Julianne, una buena amiga desde que nos habíamos conocido ocho años atrás en Santa Ynez, en un modesto festival de cine, me echó entonces un cable: un trabajo como profesor de escritores de guiones en la Universidad de Northridge. Después de largas jornadas rehuyendo el despacho de casa, agradecí esa oportunidad. Los alumnos estaban preparados y llenos de entusiasmo, y su energía y los destellos de talento que mostraban a veces conseguían que las clases constituyeran algo más que un simple alivio. Te daba la sensación de que valía la pena. No llevaba allí más de un mes, pero empezaba a reconocerme a mí mismo, aunque fuese a base de breves destellos.

Todavía, sin embargo, volvía por la noche a una casa que ya no me parecía la mía, a un matrimonio que no era el mío. Luego llegaron las facturas legales, la profunda apatía y las mañanas despertando en el sofá del salón… Una sensación de estar como muerto, de que nada me arrancaría de mi estado. Y así había sido durante un mes y medio.

Hasta que el primer DVD se escurrió del periódico y cayó en mis manos.

Capítulo 5

—Venga, hazlo —dijo Julianne, levantándose para volver a llenarse la taza en la cafetera de la sala de profesores—. Al menos una vez. Marcello se pasó una mano por el ahuecado pelo y fingió que volvía a concentrarse en los exámenes que estaba corrigiendo. Iba con unos gastados pantalones marrones, camisa y bléiser, pero sin corbata. A fin de cuentas se trataba del departamento de cine.

—Lo siento, no estoy de humor.

—Recuerda que te debes a tu público.

—Ten piedad, por el amor de Dios.

—Venga… Por favor.

—No tengo preparado mi instrumento.

Yo estaba de pie junto a la ventana, hojeando el
Variety
, ya que antes no había llegado a mirar la sección de «Espectáculos» del
Times
. Y cómo no, en la página tres había un breve artículo sobre
Te vigilan:
La producción acababa de terminarse y se habían desatado grandes expectativas.

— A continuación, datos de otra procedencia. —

TapePlan tape_plan(int lg_g, int rg, int st1, int st2, int W) {
    TapePlan tp{};
    const int G = 1 << lg_g, st = st1 + st2;
    tp.lp.lg_g = lg_g;
    tp.lp.rg = rg;
    const long T = (long)rg * st;
    if (st <= 0 || rg < 1 || rg > 255 || T < G) return tp;
    struct Piece { int row, stream, s0, len; };
    for (int m = 0; m < G; m++) {
        const long t0 = T * m / G, t1 = T * (m + 1) / G;
        Piece pc[kPlanWaves];
        int np = 0;
        for (int r = (int)(t0 / st); r < rg && (long)r * st < t1; r++)
            for (int sidx = 0; sidx < 2; sidx++) {
                const long seg0 = (long)r * st + (sidx ? st1 : 0), seg1 = seg0 + (sidx ? st2 : st1);
                const long a = seg0 > t0 ? seg0 : t0, b = seg1 < t1 ? seg1 : t1;
                if (b <= a) continue;
                if (np == W) return tp;
                pc[np++] = Piece{r, sidx, (int)(a - seg0), (int)(b - a)};
            }
        const long L = t1 - t0;
        struct Slot { int piece, part, ns; };
        Slot best_slots[kPlanWaves];
        int best_nslots = 0, best_cost = 1 << 30, best_long = 1 << 30;
// ... 6 lines not shown
                per[i] = pc[i].len / nw[i];
                if (per[i] < rowmin[pc[i].row]) rowmin[pc[i].row] = per[i];
            }
            for (int i = 1; i < np; i++)
                for (int k = i; k > 0; k--) {
                    const int x = order[k - 1], y = order[k];
                    const bool swap = rowmin[pc[y].row] != rowmin[pc[x].row] ? rowmin[pc[y].row] > rowmin[pc[x].row]
                                      : pc[y].row != pc[x].row             ? pc[y].row < pc[x].row
                                                                           : per[y] > per[x];
                    if (!swap) break;
                    order[k - 1] = y;
                    order[k] = x;
                }
            Slot slots[kPlanWaves];
            int simd[4] = {0, 0, 0, 0}, w = 0, longest = 0;
            for (int oi = 0; oi < np; oi++) {
                const int i = order[oi];
                for (int part = 0; part < nw[i]; part++, w++) {
                    const int ns = pc[i].len / nw[i] + (part < pc[i].len % nw[i] ? 1 : 0);
                    slots[w] = Slot{i, part, ns};
                    simd[w & 3] += ns;
                    if (ns > longest) longest = ns;
                }
            }
            int c = simd[0];
            for (int sd = 1; sd < 4; sd++) c = simd[sd] > c ? simd[sd] : c;
            if (c < best_cost || (c == best_cost && longest < best_long)) {
                best_cost = c;
                best_long = longest;
                best_nslots = w;
                for (int k = 0; k < w; k++) best_slots[k] = slots[k];
            }
        };
        for (int q = q0 > 0 ? q0 : 1; q <= 4 * q0 + 4; q++) {
            int nw[kPlanWaves], used = 0;
            for (int i = 0; i < np; i++) {
                nw[i] = (pc[i].len + q - 1) / q;
                used += nw[i];
            }
            if (used > W) continue;
            consider(nw);
            const int spare = W - used;
            if (spare == 0) continue;
            {
                int g[kPlanWaves];
                for (int i = 0; i < np; i++) g[i] = nw[i];
                for (int k = 0; k < spare; k++) {
                    int at = -1, worst = 0;
                    for (int i = 0; i < np; i++) {
                        const int pr = (pc[i].len + g[i] - 1) / g[i];
                        if (g[i] < pc[i].len && pr > worst) { worst = pr; at = i; }
                    }
                    if (at < 0) break;
                    g[at]++;
                }
                consider(g);
            }
            for (int t = 0; t < np; t++) {
                int g[kPlanWaves];
                for (int i = 0; i < np; i++) g[i] = nw[i];
                g[t] = g[t] + spare < pc[t].len ? g[t] + spare : pc[t].len;
                consider(g);
            }
        }
        if (best_cost == 1 << 30) return tp;
        int wave = best_nslots;
        for (int k = 0; k < best_nslots; k++) {
            const Piece &pp = pc[best_slots[k].piece];
            int nparts = 0;
            for (int k2 = 0; k2 < best_nslots; k2++) nparts += best_slots[k2].piece == best_slots[k].piece;
            const int base = pp.len / nparts, rem = pp.len % nparts, part = best_slots[k].part;
            const int s0 = pp.s0 + part * base + (part < rem ? part : rem);
            if (best_slots[k].ns > 0xffff || s0 > 0xffff) return tp;
            WaveEnt &e = tp.lp.w[m][k];
            e.a = (uint32_t)pp.row | ((uint32_t)pp.stream << 8) | (1u << 16);
            e.b = (uint32_t)s0 | ((uint32_t)best_slots[k].ns << 16);
// ... 8 lines not shown
        for (int sd = 0; sd < 4; sd++) {
            int c = 0;
            for (int q = 0; q < per; q++) c += (int)(tp.lp.w[m][sd + 4 * q].b >> 16);
            if (c > tp.cost) tp.cost = c;
        }
    }
    for (int r = 0; r < rg; r++) {
        int owners = 0;
        for (int m = 0; m < G; m++) {
            bool has = false;
            for (int w = 0; w < W; w++) has = has || ((tp.lp.w[m][w].a >> 16 & 1u) && (int)(tp.lp.w[m][w].a & 255u) == r);
            owners += has;
        }
        if (owners > 2) return tp;
        if (owners > 1) {
            tp.shared = true;
            for (int m = 0; m < G; m++)
                for (int w = 0; w < W; w++)
                    if ((tp.lp.w[m][w].a >> 16 & 1u) && (int)(tp.lp.w[m][w].a & 255u) == r) tp.lp.w[m][w].a |= 1u << 10;
        }
    }
    tp.ok = true;
    return tp;
}

int class_rows(const TcMultiParams &mp, int c, int rg) {
    int rows = 0;
    for (int j = 0; j < mp.njobs; j++)
        if (mp.job[j].cls == c) rows += (mp.job[j].nrows + rg - 1) / rg * rg;
    return rows;
}

void plan_launch(TcMultiParams &mp, const int *out_zeroed, int &grid, int waves = 16) {
    static const int force_g = env_int("QPAL_FORCE_G", 0);
    static const int force_rg = env_int("QPAL_FORCE_RG", 0);
    static const int share_on = env_int("QPAL_SHARE", env_int("QPAL_PAIR", 1));
    const int cap = round_capacity(waves);
    int ncls = 0, cst1[2] = {0, 0}, cst2[2] = {0, 0};
    for (int j = 0; j < mp.njobs; j++) {
        TcParams &p = mp.job[j];
        int c = 0;
        while (c < ncls && (cst1[c] != p.st1 || cst2[c] != p.st2)) c++;
        if (c == ncls) {
            if (ncls == 2) c = 1;
            else { cst1[c] = p.st1; cst2[c] = p.st2; ncls++; }
        }
        p.cls = c;
    }
    bool free_share = share_on != 0, swiglu = false;
    for (int j = 0; j < mp.njobs; j++) {
        const TcParams &p = mp.job[j];
        if (!((out_zeroed && out_zeroed[j]) || p.accumulate)) free_share = false;
        swiglu = swiglu || p.act_out != nullptr;
    }
    constexpr int kMemsetCost = 10;
    constexpr int kRoundCost = 4;
    struct Cand { TapePlan tp; int lg_g, rg; };
    static thread_local Cand cands[2][3 * 64];
    int ncand[2] = {0, 0};
    for (int c = 0; c < ncls; c++)
        for (int lg = 0; lg <= 2; lg++) {
            if (force_g > 0 && (1 << lg) != force_g) continue;
            if (swiglu && lg != 0) continue;
            for (int rg = 1; rg <= 16 << lg && rg <= 64; rg++) {
                if (force_rg > 0 && rg != force_rg) continue;
                if (swiglu && (rg & (rg - 1) || rg < 2 || rg > waves)) continue;
                TapePlan tp = tape_plan(lg, rg, cst1[c], cst2[c], waves);
                if (!tp.ok) continue;
                if (tp.shared && swiglu) continue;
                cands[c][ncand[c]++] = Cand{tp, lg, rg};
// ... 609 lines not shown
    if (grid > kNumCU) grid = kNumCU;
    return launch_simt_dequant(p, bits, vec, grid, static_cast<hipStream_t>(stream));
}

—Marcello —dije girando un poco la cabeza—, hazlo ya para que se calle.

Él bajó las hojas, se dio unos golpecitos con ellas en las rodillas y declamó:

—EN UN MUNDO DE CONSTANTES FASTIDIOS, UN ÚNICO HOMBRE SOBRESALE DE ENTRE LOS DEMÁS.

Era la voz que sonaba en miles de anuncios de películas. Cuando Marcello la saca, te cala hasta los mismísimos huesos. Julianne aplaudió con las manos horizontales, una subiendo y la otra bajando, en una estrepitosa muestra de diversión.

—De puta madre.

—EN ÉPOCA DE CALIFICACIONES ATRASADAS, UN HOMBRE AGRADECERÍA QUE LO DEJASEN EN PAZ.

—Vale, vale.

Julianne se dio media vuelta, ofendida, y se me aproximó. Me apresuré a dejar el número de
Variety
antes de que viera lo que estaba leyendo y miré otra vez por la ventana. Yo también debería estar corrigiendo exámenes, pero después del asunto del DVD no lograba concentrarme. A lo largo de la mañana me había sorprendido varias veces estudiando las caras de la gente que pasaba, buscando indicios amenazadores o de disimulado regocijo. Ella siguió mi inquieta mirada.

—¿Qué estás mirando?

Los alumnos salían a borbotones de los edificios aledaños y se congregaban abajo, en el patio.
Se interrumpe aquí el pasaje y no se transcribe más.